System.InvalidOperationException: The Counter layout for the Category specified is invalid, a counter of the type: AverageCount64, AverageTimer32, CounterMultiTimer, CounterMultiTimerInverse, CounterMultiTimer100Ns, CounterMultiTimer100NsInverse, RawFraction, or SampleFraction has to be immediately followed by any of the base counter types: AverageBase, CounterMultiBase, RawBase or SampleBase.

at System.Diagnostics.CategorySample.GetCounterDefinitionSample(String counter)

at System.Diagnostics.PerformanceCounter.NextSample()

at System.Diagnostics.PerformanceCounter.NextValue()

at EventStore.Core.Services.Monitoring.SystemStatsHelper.GetSystemStats() in c:\BuildAgent1\work\oss\windows\releasebuilds\src\EventStore\EventStore.Core\Services\Monitoring\SystemStatsHelper.cs:line 73

at EventStore.Core.Services.Monitoring.MonitoringService.CollectStats() in c:\BuildAgent1\work\oss\windows\releasebuilds\src\EventStore\EventStore.Core\Services\Monitoring\MonitoringService.cs:line 153

Best,

Rinat

Does it happen on start up or after some period of time?

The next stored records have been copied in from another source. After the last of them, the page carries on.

template <class T>
__global__ __launch_bounds__(256) void PotrfPanelStepKernel(T* W, int64_t ld, int64_t n, int64_t K0,
                                                            int64_t k0, int kb) {
  __shared__ T Tt[NB][NB];
  __shared__ T buf[2 * KC * NB];
  T* Lr = buf;
  T* Pc = buf + KC * NB;
  const int t = threadIdx.x, r = t & 63, q = t >> 6;
  const int64_t row0 = k0 + kb + static_cast<int64_t>(blockIdx.x) * NB;
  const int64_t row = row0 + r;
  const bool live = row < n;
  T acc[16];
#pragma unroll
  for (int c = 0; c < 16; ++c) {
    const int col = q * 16 + c;
    acc[c] = (live && col < kb) ? W[row + (k0 + col) * ld] : T(0);
  }
  constexpr int PF = KC * NB / 256;
  T pfl[PF], pfp[PF];
  auto fetch = [&](int64_t kk) {
#pragma unroll
    for (int i = 0; i < PF; ++i) {
      const int idx = t + i * 256, rr = idx & 63, k = idx >> 6;
      pfl[i] = (row0 + rr < n) ? W[(row0 + rr) + (kk + k) * ld] : T(0);
      pfp[i] = rr < kb ? W[(k0 + rr) + (kk + k) * ld] : T(0);
    }
  };
  if (K0 < k0) fetch(K0);
  for (int64_t kk = K0; kk < k0; kk += KC) {
    __syncthreads();
#pragma unroll
    for (int i = 0; i < PF; ++i) {
      const int idx = t + i * 256;
      Lr[idx] = pfl[i];
      Pc[idx] = pfp[i];
    }
    __syncthreads();
    if (kk + KC < k0) fetch(kk + KC);
#pragma unroll 4
    for (int k = 0; k < KC; ++k) {
      const T a = Lr[k * NB + r];
#pragma unroll
      for (int c = 0; c < 16; ++c) acc[c] -= a * Pc[k * NB + q * 16 + c];
    }
  }
  __syncthreads();
#pragma unroll
  for (int c = 0; c < 16; ++c) Tt[q * 16 + c][r] = acc[c];
  for (int idx = t; idx < NB * NB; idx += 256) {
    const int j = idx & 63, k = idx >> 6;
    T v = (j == k) ? T(1) : T(0);
    if (j < kb && k < kb && j >= k) v = W[(k0 + j) + (k0 + k) * ld];
    buf[j * NB + k] = v;
  }
  __syncthreads();
  if (q == 0) {
#pragma unroll 1
    for (int jb = 0; jb < NB; jb += 8) {
      T tv[8];
#pragma unroll
      for (int jj = 0; jj < 8; ++jj) tv[jj] = Tt[jb + jj][r];
#pragma unroll 1
      for (int k8 = 0; k8 < jb; k8 += 8) {
#pragma unroll
        for (int kk = 0; kk < 8; ++kk) {
          const T xk = Tt[k8 + kk][r];
#pragma unroll
          for (int jj = 0; jj < 8; ++jj) tv[jj] -= xk * buf[(jb + jj) * NB + k8 + kk];
        }
      }
#pragma unroll
      for (int jj = 0; jj < 8; ++jj) {
#pragma unroll
        for (int kk = 0; kk < jj; ++kk) tv[jj] -= tv[kk] * buf[(jb + jj) * NB + jb + kk];
        tv[jj] /= buf[(jb + jj) * NB + jb + jj];
      }
#pragma unroll
      for (int jj = 0; jj < 8; ++jj) Tt[jb + jj][r] = tv[jj];
    }
  }
  __syncthreads();
  if (live) {
#pragma unroll
    for (int c = 0; c < 16; ++c) {
      const int col = q * 16 + c;
      if (col < kb) W[row + (k0 + col) * ld] = Tt[col][r];
    }
  }
}

__global__ __launch_bounds__(256) void PotrfFusedStepKernel(float* W, int64_t ld, int64_t n, int64_t K0,
                                                            int64_t k0, int kb, int* flag,
                                                            float* __restrict__ dfac) {
  using T = float;
  __shared__ T Tt[NB][NB];
  __shared__ T Dd[NB][NB];
  __shared__ T buf[2 * KC * NB];
  T* Lr = buf;
  T* Pc = buf + KC * NB;
  const int t = threadIdx.x, r = t & 63, q = t >> 6;
  const int64_t row0 = k0 + kb + static_cast<int64_t>(blockIdx.x) * NB;
  const int64_t row = row0 + r;
  const bool live = row < n;
  T acc[16], dac[16];
#pragma unroll
  for (int c = 0; c < 16; ++c) {
    const int col = q * 16 + c;
    acc[c] = (live && col < kb) ? W[row + (k0 + col) * ld] : T(0);
    T v = (r == col) ? T(1) : T(0);
    if (r < kb && col < kb && r >= col) v = W[(k0 + r) + (k0 + col) * ld];
    dac[c] = v;
  }
  constexpr int PF = KC * NB / 256;
  T pfl[PF], pfp[PF];
  auto fetch = [&](int64_t kk) {
#pragma unroll
    for (int i = 0; i < PF; ++i) {
      const int idx = t + i * 256, rr = idx & 63, k = idx >> 6;
      pfl[i] = (row0 + rr < n) ? W[(row0 + rr) + (kk + k) * ld] : T(0);
      pfp[i] = rr < kb ? W[(k0 + rr) + (kk + k) * ld] : T(0);
    }
  };
  if (K0 < k0) fetch(K0);
  for (int64_t kk = K0; kk < k0; kk += KC) {
    __syncthreads();
#pragma unroll
    for (int i = 0; i < PF; ++i) {
      const int idx = t + i * 256;
      Lr[idx] = pfl[i];
      Pc[idx] = pfp[i];
    }
    __syncthreads();
    if (kk + KC < k0) fetch(kk + KC);
#pragma unroll 4
    for (int k = 0; k < KC; ++k) {
      const T a = Lr[k * NB + r], d = Pc[k * NB + r];
#pragma unroll
      for (int c = 0; c < 16; ++c) {
        const T pc = Pc[k * NB + q * 16 + c];
        acc[c] -= a * pc;
        dac[c] -= d * pc;
      }
    }
  }
  __syncthreads();
#pragma unroll
  for (int c = 0; c < 16; ++c) {
    Tt[q * 16 + c][r] = acc[c];
    Dd[q * 16 + c][r] = dac[c];
  }
  __syncthreads();
  if (q == 0) {
    T rowv[NB], tv[NB];
    StaticFor<0, NB>::Run([&](auto cc) {
      constexpr int c = decltype(cc)::value;
      rowv[c] = r >= c ? Dd[c][r] : T(0);
      tv[c] = Tt[c][r];
    });
    const bool bad = CholRowsSolve(rowv, tv, r);
    if (bad && r == 0) *flag = 1;
    StaticFor<0, NB>::Run([&](auto cc) {
      constexpr int c = decltype(cc)::value;
      Tt[c][r] = tv[c];
      if (blockIdx.x == 0) dfac[c * NB + r] = rowv[c];
    });
  }
  __syncthreads();
  if (live) {
#pragma unroll
    for (int c = 0; c < 16; ++c) {
      const int col = q * 16 + c;
      if (col < kb) W[row + (k0 + col) * ld] = Tt[col][r];
    }
  }
}

template <class T>
__global__ __launch_bounds__(64) void TrtriDiagBlocksKernel(const T* W, int64_t ld, int64_t n, T* Dinv) {
  const int lane = threadIdx.x;
  const int64_t k0 = static_cast<int64_t>(blockIdx.x) * NB;
  const int kb = static_cast<int>(n - k0 < NB ? n - k0 : NB);
  T r[NB];
  StaticFor<0, NB>::Run([&](auto cc) {
    constexpr int c = decltype(cc)::value;
    T v = (lane == c) ? T(1) : T(0);
    if (lane < kb && c < kb && lane >= c) v = W[(k0 + lane) + (k0 + c) * ld];
    r[c] = v;
  });
  T x[NB];
  StaticFor<0, NB>::Run([&](auto ii) {
    constexpr int j = NB - 1 - decltype(ii)::value;
    const T ajj = T(1) / ReadLane<j>(r[j]);
    T acc = T(0);
    StaticFor<0, (NB - 1 - j + 3) / 4>::Run([&](auto gg) {
      constexpr int c0 = j + 1 + 4 * decltype(gg)::value;
      T b[4];
      StaticFor<0, 4>::Run([&](auto ii) {
        constexpr int kk = c0 + decltype(ii)::value;
        if constexpr (kk < NB) b[decltype(ii)::value] = ReadLane<kk>(r[j]);
      });
      StaticFor<0, 4>::Run([&](auto ii) {
        constexpr int kk = c0 + decltype(ii)::value;
        if constexpr (kk < NB) acc += x[kk] * b[decltype(ii)::value];
      });
      Pin(acc);
    });
    x[j] = lane > j ? -acc * ajj : (lane == j ? ajj : T(0));
  });
  T* out = Dinv + static_cast<int64_t>(blockIdx.x) * NB * NB;
  StaticFor<0, NB>::Run([&](auto cc) {
    constexpr int c = decltype(cc)::value;
    out[lane + c * NB] = (lane < kb && c < kb && lane >= c) ? x[c] : T(0);
  });
}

Hard to tell, I don’t check error logs of ES that often, since it just works.

Will pay more attention on the next ES restart.

Best,

Rinat

Ok.

I think this issue is resolved in dev btw.

Do you have any plans for binary releases soon?

There will be multiple before sept 17. Will open a chat internally and get back to you on next.

This will be released to binaries this week along with some other changes including a 40-60% perf increase on writes (+ 50% reduction in latency) and internal ldap support on clustered version.

Greg

Nice. Latency reduction == good (esp. on Azure). Did you merge prepares with commit in one step?

Best,

Rinat

Yep

Looking forward to benchmark this one.